Collected data entries
#ifndef SPLIT_RAW_G
#define SPLIT_RAW_G 1
#endif
    constexpr bool RAWG = SPLIT_RAW_G && RAWREG && K == 15 && !FUSE;
    struct In {
        uint32_t te[2];
        uint32_t ge[2], go[2];
        uint32_t gl[2];
        uint32_t tl[2];
    };
    auto byte_of = [](const uint32_t (&v)[2], int c) { return EDGE ? v[c] : (c == 0 ? (v[0] & 255u) : (v[0] >> 8)); };
    static_assert(!FUSE || RAWREG, "the fused transmission keeps its rows in the register ring (no leaving-row reload)");
    auto load_rows = [&](uint32_t oe_t, uint32_t oe_g, uint32_t ol_t, uint32_t ol_g, uint32_t oo_g, In &in) {
        if constexpr (!RAWREG) {
            if constexpr (!EDGE) {
                const u32x2 tl = __builtin_amdgcn_raw_buffer_load_b64(rT, ofs_t[0], ol_t, 0);
                in.tl[0] = tl.x; in.tl[1] = tl.y;
            } else {
                in.tl[0] = (uint32_t)__builtin_amdgcn_raw_buffer_load_b32(rT, ofs_t[0], ol_t, 0);
                in.tl[1] = (uint32_t)__builtin_amdgcn_raw_buffer_load_b32(rT, ofs_t[1], ol_t, 0);
            }
        }
        if constexpr (!RAWG) {
            if constexpr (!EDGE) in.gl[0] = (uint16_t)__builtin_amdgcn_raw_buffer_load_b16(rG, ofs_g[0], ol_g, 0);
            else {
                in.gl[0] = (uint8_t)__builtin_amdgcn_raw_buffer_load_b8(rG, ofs_g[0], ol_g, 0);
                in.gl[1] = (uint8_t)__builtin_amdgcn_raw_buffer_load_b8(rG, ofs_g[1], ol_g, 0);
            }
        }
        if constexpr (!EDGE) {
            if constexpr (FUSE) {
                in.te[0] = (uint32_t)__builtin_amdgcn_raw_buffer_load_b32(rT, ofs_t[0], oe_t, 0);
                in.te[1] = (uint16_t)__builtin_amdgcn_raw_buffer_load_b16(rT, ofs_t[0] + 4u, oe_t, 0);
            } else {
                const u32x2 te = __builtin_amdgcn_raw_buffer_load_b64(rT, ofs_t[0], oe_t, 0);
                in.te[0] = te.x; in.te[1] = te.y;
            }
            in.ge[0] = (uint16_t)__builtin_amdgcn_raw_buffer_load_b16(rG, ofs_g[0], oe_g, 0);
            in.go[0] = (uint16_t)__builtin_amdgcn_raw_buffer_load_b16(rG, ofs_o[0], oo_g, 0);
            in.ge[1] = in.go[1] = 0;
        } else {
#pragma unroll
            for (int j = 0; j < 2; ++j) {
                if constexpr (FUSE) {
                    const uint32_t r = (uint8_t)__builtin_amdgcn_raw_buffer_load_b8(rT, ofs_t[j], oe_t, 0);
                    const uint32_t gg = (uint8_t)__builtin_amdgcn_raw_buffer_load_b8(rT, ofs_t[j] + 1u, oe_t, 0);
                    const uint32_t bb = (uint8_t)__builtin_amdgcn_raw_buffer_load_b8(rT, ofs_t[j] + 2u, oe_t, 0);
                    in.te[j] = r | (gg << 8) | (bb << 16);
                } else {
                    in.te[j] = (uint32_t)__builtin_amdgcn_raw_buffer_load_b32(rT, ofs_t[j], oe_t, 0);
                }
                in.ge[j] = (uint8_t)__builtin_amdgcn_raw_buffer_load_b8(rG, ofs_g[j], oe_g, 0);
                in.go[j] = (uint8_t)__builtin_amdgcn_raw_buffer_load_b8(rG, ofs_o[j], oo_g, 0);
            }
        }
    };
    auto te_bits = [&](const In &in, uint32_t (&tb)[2]) {
        if constexpr (!FUSE) {
            tb[0] = in.te[0]; tb[1] = in.te[1];
        } else if constexpr (!EDGE) {
            const uint32_t w0 = in.te[0], w1 = in.te[1];
            tb[0] = fuse_t0_bits(tab, w0 & 255u, (w0 >> 8) & 255u, (w0 >> 16) & 255u, omega, pre_clip);
            tb[1] = fuse_t0_bits(tab, w0 >> 24, w1 & 255u, (w1 >> 8) & 255u, omega, pre_clip);
        } else {
#pragma unroll
            for (int j = 0; j < 2; ++j)
                tb[j] = fuse_t0_bits(tab, in.te[j] & 255u, (in.te[j] >> 8) & 255u, (in.te[j] >> 16) & 255u, omega, pre_clip);
        }
    };

    double V1p[2] = {0.0, 0.0}, V1gp[2] = {0.0, 0.0};
    uint32_t Sg[2] = {0, 0}, Sgg[2] = {0, 0};
    double V2a[2] = {0.0, 0.0}, V2b[2] = {0.0, 0.0};
    RawRing<RAWREG ? RC : 0, RAWG> raw;
    auto prologue_row = [&](auto j_tag) {
        constexpr int J = decltype(j_tag)::value;
        const uint32_t row = (uint32_t)pipe_reflect(r_lo - a + J, H);
        uint32_t tb[2], gq[2];
#pragma unroll
        for (int c = 0; c < 2; ++c) {
            gq[c] = (uint8_t)__builtin_amdgcn_raw_buffer_load_b8(rG, ofs_g[c], row * pitch_g, 0);
            if constexpr (FUSE) {
                const uint32_t r = (uint8_t)__builtin_amdgcn_raw_buffer_load_b8(rT, ofs_t[c], row * pitch_t, 0);
                const uint32_t gg = (uint8_t)__builtin_amdgcn_raw_buffer_load_b8(rT, ofs_t[c] + 1u, row * pitch_t, 0);
                const uint32_t bb = (uint8_t)__builtin_amdgcn_raw_buffer_load_b8(rT, ofs_t[c] + 2u, row * pitch_t, 0);
                tb[c] = fuse_t0_bits(tab, r, gg, bb, omega, pre_clip);
            } else {
                tb[c] = (uint32_t)__builtin_amdgcn_raw_buffer_load_b32(rT, ofs_t[c], row * pitch_t, 0);
            }
            const double p = (double)__uint_as_float(tb[c]);
            Sg[c] += gq[c];
            Sgg[c] += gq[c] * gq[c];
            V1p[c] += p;
            V1gp[c] += (double)gq[c] * p;
        }
        if constexpr (RAWREG) raw.template set_at<J>(tb[0], tb[1], gq[0] | (gq[1] << 8));
    };
    [&]<int... J>(std::integer_sequence<int, J...>) { (prologue_row(IC<J>{}), ...); }(std::make_integer_sequence<int, RC>{});
    RegRing<RC> rb;
    rb.clear();
#pragma unroll
    for (int s = 0; s < RC - AR; ++s) *reinterpret_cast<double2 *>(lds + a_ring + (uint32_t)(s * NLp * EB)) = make_double2(0.0, 0.0);
    RegRing<AR> ra;
    ra.clear();

    const uint32_t a16 = pipe_opaque(stage_base + (uint32_t)lane * 16u);
    const uint32_t a8 = pipe_opaque(stage_base + 2048u + (uint32_t)lane * 8u);
    const double2 *pp1 = reinterpret_cast<const double2 *>(lds + a16), *vv1 = pp1 + SW;
    const uint2 *pi = reinterpret_cast<const uint2 *>(lds + a8), *vi = pi + SW;
    const double2 *pp2 = reinterpret_cast<const double2 *>(lds + a16 + 3072u), *vv2 = pp2 + SW;
    static_assert(C::s1_doubles * 8 == 3072 && (SplitCfg<K>::STAGE_FIRST || SplitCfg<K>::s2_bytes >= 2048 + 16 * (C::M + 1)), "staging layout");
    auto window2 = [&](const double2 *pp, const double2 *vv, double2 P, double2 v1, double2 (&o)[2]) {
        double2 m0 = pp[1], m1 = pp[2];
#pragma unroll
        for (int d = 3; d < M; d += 2) { const double2 t = pp[d]; m0.x += t.x; m0.y += t.y; }
#pragma unroll
        for (int d = 4; d < M; d += 2) { const double2 t = pp[d]; m1.x += t.x; m1.y += t.y; }
        const double2 f0 = vv[M];
        const double midx = m0.x + m1.x, midy = m0.y + m1.y;
        if constexpr (K & 1) {
            const double2 pm = pp[M];
            o[0] = make_double2((P.x + midx) + f0.x, (P.y + midy) + f0.y);
            o[1] = make_double2((v1.x + midx) + pm.x, (v1.y + midy) + pm.y);
        } else {
            o[0] = make_double2(P.x + midx, P.y + midy);
            o[1] = make_double2((v1.x + midx) + f0.x, (v1.y + midy) + f0.y);
        }
    };
    constexpr bool QUAD = SPLIT_QUAD != 0 && ((K & 1) || !(M & 1));
    static_assert(!QUAD || !(K & 1) || (M & 1), "odd windows: an odd number of pair sums on either side of the lane's own");
    double2 keep1 = make_double2(0.0, 0.0), keep2 = keep1;
    uint2 keepI = make_uint2(0u, 0u);
    auto stage_q = [&](auto *line, auto s0, auto s1, auto &keep) {
        const auto P = q_add(s0, s1);
        const auto Pn = q_next(P);
        const auto R = q_add(P, Pn);
        line[0] = R;
        if constexpr (K & 1) {
            line[SW] = s1;
            keep = q_add(s1, Pn);
        } else {
            line[SW] = s0;
            keep = R;
        }
    };
    auto window_q = [&](const auto *rr, auto keep, auto s0, auto s1, auto *o) {
        using T = decltype(keep);
        const T w = rr[SW + M];
        if constexpr (K & 1) {
            T mid = rr[2];
#pragma unroll
            for (int d = 4; d <= M - 3; d += 2) mid = q_add(mid, rr[d]);
            o[1] = q_add(q_add(keep, mid), rr[M - 1]);
            o[0] = q_add(q_sub(o[1], w), s0);
        } else if constexpr (!(M & 1)) {
            T mid = rr[2];
#pragma unroll
            for (int d = 4; d <= M - 2; d += 2) mid = q_add(mid, rr[d]);
            o[0] = q_add(keep, mid);
            o[1] = q_add(q_sub(o[0], s0), w);
        } else {
            T mid = rr[1];
#pragma unroll
            for (int d = 3; d <= M - 2; d += 2) mid = q_add(mid, rr[d]);
            o[0] = q_add(q_add(s0, s1), mid);
            o[1] = q_add(q_add(s1, mid), w);
        }
    };
    auto stage_v1 = [&]() {
        if constexpr (QUAD) {
            stage_q(const_cast<double2 *>(pp1), make_double2(V1p[0], V1gp[0]), make_double2(V1p[1], V1gp[1]), keep1);
            stage_q(const_cast<uint2 *>(pi), make_uint2(Sg[0], Sgg[0]), make_uint2(Sg[1], Sgg[1]), keepI);
        } else {
            const_cast<double2 *>(pp1)[0] = make_double2(V1p[0] + V1p[1], V1gp[0] + V1gp[1]);
            const_cast<double2 *>(vv1)[0] = make_double2(V1p[0], V1gp[0]);
            const_cast<uint2 *>(pi)[0] = make_uint2(Sg[0] + Sg[1], Sgg[0] + Sgg[1]);
            const_cast<uint2 *>(vi)[0] = make_uint2(Sg[0], Sgg[0]);
        }
    };

    auto step = [&](auto warm_tag, auto slot_tag, const In &in, uint32_t orow, bool row_ok) {
        constexpr bool WARM = decltype(warm_tag)::value;
        constexpr int S = decltype(slot_tag)::value;
        char *ring_p = lds + a_ring + (uint32_t)((S >= AR ? S - AR : 0) * NLp * EB);
        double2 oab[2] = {make_double2(0.0, 0.0), make_double2(0.0, 0.0)};
        if constexpr (!WARM) {
            if constexpr (QUAD) window_q(pp2, keep2, make_double2(V2a[0], V2b[0]), make_double2(V2a[1], V2b[1]), oab);
            else window2(pp2, vv2, make_double2(V2a[0] + V2a[1], V2b[0] + V2b[1]), make_double2(V2a[1], V2b[1]), oab);
        }
        double2 opg[2];
        if constexpr (QUAD) window_q(pp1, keep1, make_double2(V1p[0], V1gp[0]), make_double2(V1p[1], V1gp[1]), opg);
        else window2(pp1, vv1, make_double2(V1p[0] + V1p[1], V1gp[0] + V1gp[1]), make_double2(V1p[1], V1gp[1]), opg);
        uint32_t oG[2], oGG[2];
        if constexpr (QUAD) {
            uint2 oi[2];
            window_q(pi, keepI, make_uint2(Sg[0], Sgg[0]), make_uint2(Sg[1], Sgg[1]), oi);
            oG[0] = oi[0].x; oGG[0] = oi[0].y;
            oG[1] = oi[1].x; oGG[1] = oi[1].y;
        } else {
            const uint2 *ps = pi;
            uint2 m0 = ps[1], m1 = ps[2];
#pragma unroll
            for (int d = 3; d < M; d += 2) { m0.x += ps[d].x; m0.y += ps[d].y; }
#pragma unroll
            for (int d = 4; d < M; d += 2) { m1.x += ps[d].x; m1.y += ps[d].y; }
            const uint32_t midg = m0.x + m1.x, midgg = m0.y + m1.y;
            const uint2 f0 = vi[M];
            if constexpr (K & 1) {
                const uint2 pm = ps[M];
                oG[0] = Sg[0] + Sg[1] + midg + f0.x;   oGG[0] = Sgg[0] + Sgg[1] + midgg + f0.y;
                oG[1] = Sg[1] + midg + pm.x;           oGG[1] = Sgg[1] + midgg + pm.y;
            } else {
                oG[0] = Sg[0] + Sg[1] + midg;          oGG[0] = Sgg[0] + Sgg[1] + midgg;
                oG[1] = Sg[1] + midg + f0.x;           oGG[1] = Sgg[1] + midgg + f0.y;
            }
        }
        double2 la = make_double2(0.0, 0.0);
        if constexpr (S >= AR) la = *reinterpret_cast<const double2 *>(ring_p);

        if constexpr (!WARM) {
#pragma unroll
            for (int c = 0; c < 2; ++c) {
                const double gd = (double)byte_of(in.go, c);
                const double q = fmin(fmax(fma(oab[c].x * cs.kaI, gd, fma(oab[c].y, cs.kb, cs.b0)), 0.1), 1.0);
                const uint32_t oq = row_ok ? ofs_q[c] : kNoStore;
                if constexpr (std::is_same<TOut, double>::value)
                    __builtin_amdgcn_raw_buffer_store_b64(__builtin_bit_cast(u32x2, q), rO, oq, orow, 0);
                else
                    __builtin_amdgcn_raw_buffer_store_b32(__float_as_uint((float)q), rO, oq, orow, 0);
            }
        }
        double av[2], bv[2];
#pragma unroll
        for (int c = 0; c < 2; ++c) {
            constexpr bool MUL24 = SPLIT_MUL24 && 255 * 255 * K * K < (1 << 24);
            const uint32_t nvar = MUL24 ? __umul24(oGG[c], (uint32_t)(K * K)) - __umul24(oG[c], oG[c])
                                        : oGG[c] * (uint32_t)(K * K) - oG[c] * oG[c];
            const double D = fma((double)nvar, 1.0 / 255.0, cs.Ek);
            const double gd = (double)oG[c];
            const double ncov = fma(K2, opg[c].y, -(gd * opg[c].x));
            av[c] = ncov * pipe_rcp(D);
            bv[c] = fma(av[c] * (-1.0 / 255.0), gd, opg[c].x) * (1.0 / K2);
        }
        if constexpr (EDGE) {
            double fa[2] = {av[0], av[1]}, fb[2] = {bv[0], bv[1]};
#pragma unroll
            for (int c = 0; c < 2; ++c) {
                auto bp = [&](double v) {
                    const int lo = __builtin_amdgcn_ds_bpermute(fix_addr[c], __double2loint(v));
                    const int hi = __builtin_amdgcn_ds_bpermute(fix_addr[c], __double2hiint(v));
                    return __hiloint2double(hi, lo);
                };
                const double a0 = bp(av[0]), a1 = bp(av[1]), b0 = bp(bv[0]), b1 = bp(bv[1]);
                if (fix_need[c]) {
                    fa[c] = fix_odd[c] ? a1 : a0;
                    fb[c] = fix_odd[c] ? b1 : b0;
                }
            }
            av[0] = fa[0]; av[1] = fa[1];
            bv[0] = fb[0]; bv[1] = fb[1];
        }
        double lb0 = bv[0], lb1 = bv[1];
        rb.template swap_at<S>(lb0, lb1);
        if constexpr (S < AR) {
            la = make_double2(av[0], av[1]);
            ra.template swap_at<S>(la.x, la.y);
        }
        V2a[0] += av[0] - la.x; V2a[1] += av[1] - la.y;
        V2b[0] += bv[0] - lb0;  V2b[1] += bv[1] - lb1;
        uint32_t tbe[2];
        te_bits(in, tbe);
        uint32_t lt[2] = {tbe[0], tbe[1]}, lg = EDGE ? (in.ge[0] | (in.ge[1] << 8)) : in.ge[0];
        if constexpr (RAWREG) raw.template swap_at<S>(lt[0], lt[1], lg);
        else { lt[0] = in.tl[0]; lt[1] = in.tl[1]; }
        if constexpr (!RAWG) lg = EDGE ? (in.gl[0] | (in.gl[1] << 8)) : in.gl[0];
#pragma unroll
        for (int c = 0; c < 2; ++c) {
            const double pe = (double)__uint_as_float(tbe[c]), pl = (double)__uint_as_float(lt[c]);
            const uint32_t ge = byte_of(in.ge, c), gl = c == 0 ? (lg & 255u) : (lg >> 8);
            Sg[c] += ge - gl;
            Sgg[c] += ge * ge - gl * gl;
            V1p[c] += pe - pl;
            V1gp[c] += (double)ge * pe - (double)gl * pl;
        }

        pipe_sync();
        stage_v1();
        if constexpr (QUAD) {
            stage_q(const_cast<double2 *>(pp2), make_double2(V2a[0], V2b[0]), make_double2(V2a[1], V2b[1]), keep2);
        } else {
            const_cast<double2 *>(pp2)[0] = make_double2(V2a[0] + V2a[1], V2b[0] + V2b[1]);
            const_cast<double2 *>(vv2)[0] = make_double2(V2a[0], V2b[0]);
        }
        if constexpr (S >= AR) *reinterpret_cast<double2 *>(ring_p) = make_double2(av[0], av[1]);
        pipe_sync();
    };

    pipe_sync();
    stage_v1();
    pipe_sync();
    const int i0 = r_lo + 1;
    int re = i0 + Lb;
    int gr = i0 - Lb - 2;
    int yo = y_lo;
    auto issue = [&](In &fill) {
        asm volatile("" : "+s"(re), "+s"(gr), "+s"(yo));
        const uint32_t er = (uint32_t)pipe_reflect(re, H), lr = (uint32_t)pipe_reflect(re - RC, H);
        const uint32_t og = (uint32_t)min(max(gr, 0), H - 1);
        load_rows(er * pitch_t, er * pitch_g, lr * pitch_t, lr * pitch_g, og * pitch_g, fill);
        ++re;
        ++gr;
    };
    In buf[NB];
    [&]<int... Q>(std::integer_sequence<int, Q...>) { (issue(buf[Q]), ...); }(std::make_integer_sequence<int, NB - 1>{});
    auto one = [&](auto warm_tag, auto slot_tag, In &fill, const In &use) {
        issue(fill);
        step(warm_tag, slot_tag, use, (uint32_t)yo * pitch_o, yo < H);
        if constexpr (!decltype(warm_tag)::value) ++yo;
        __builtin_amdgcn_sched_barrier(0);
    };
    auto period = [&](auto warm_tag) {
        auto at = [&](auto slot_tag) {
            constexpr int S = decltype(slot_tag)::value;
            one(warm_tag, slot_tag, buf[(S + NB - 1) % NB], buf[S % NB]);
        };
        [&]<int... Q>(std::integer_sequence<int, Q...>) { (at(IC<Q>{}), ...); }(std::make_integer_sequence<int, RC>{});
    };
    period(std::true_type{});
    const int nper = (((int)bid.y == g.nbands - 1 ? g.y_end - y_lo : g.band) + RC - 1) / RC;
    for (int p = 0; p < nper; ++p) period(std::false_type{});
}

*Your objective:* The required output is every line from the one with "In buf[NB];" to the final line of the entries, repeated exactly and with nothing else.

*Task output:*
    In buf[NB];
    [&]<int... Q>(std::integer_sequence<int, Q...>) { (issue(buf[Q]), ...); }(std::make_integer_sequence<int, NB - 1>{});
    auto one = [&](auto warm_tag, auto slot_tag, In &fill, const In &use) {
        issue(fill);
        step(warm_tag, slot_tag, use, (uint32_t)yo * pitch_o, yo < H);
        if constexpr (!decltype(warm_tag)::value) ++yo;
        __builtin_amdgcn_sched_barrier(0);
    };
    auto period = [&](auto warm_tag) {
        auto at = [&](auto slot_tag) {
            constexpr int S = decltype(slot_tag)::value;
            one(warm_tag, slot_tag, buf[(S + NB - 1) % NB], buf[S % NB]);
        };
        [&]<int... Q>(std::integer_sequence<int, Q...>) { (at(IC<Q>{}), ...); }(std::make_integer_sequence<int, RC>{});
    };
    period(std::true_type{});
    const int nper = (((int)bid.y == g.nbands - 1 ? g.y_end - y_lo : g.band) + RC - 1) / RC;
    for (int p = 0; p < nper; ++p) period(std::false_type{});
}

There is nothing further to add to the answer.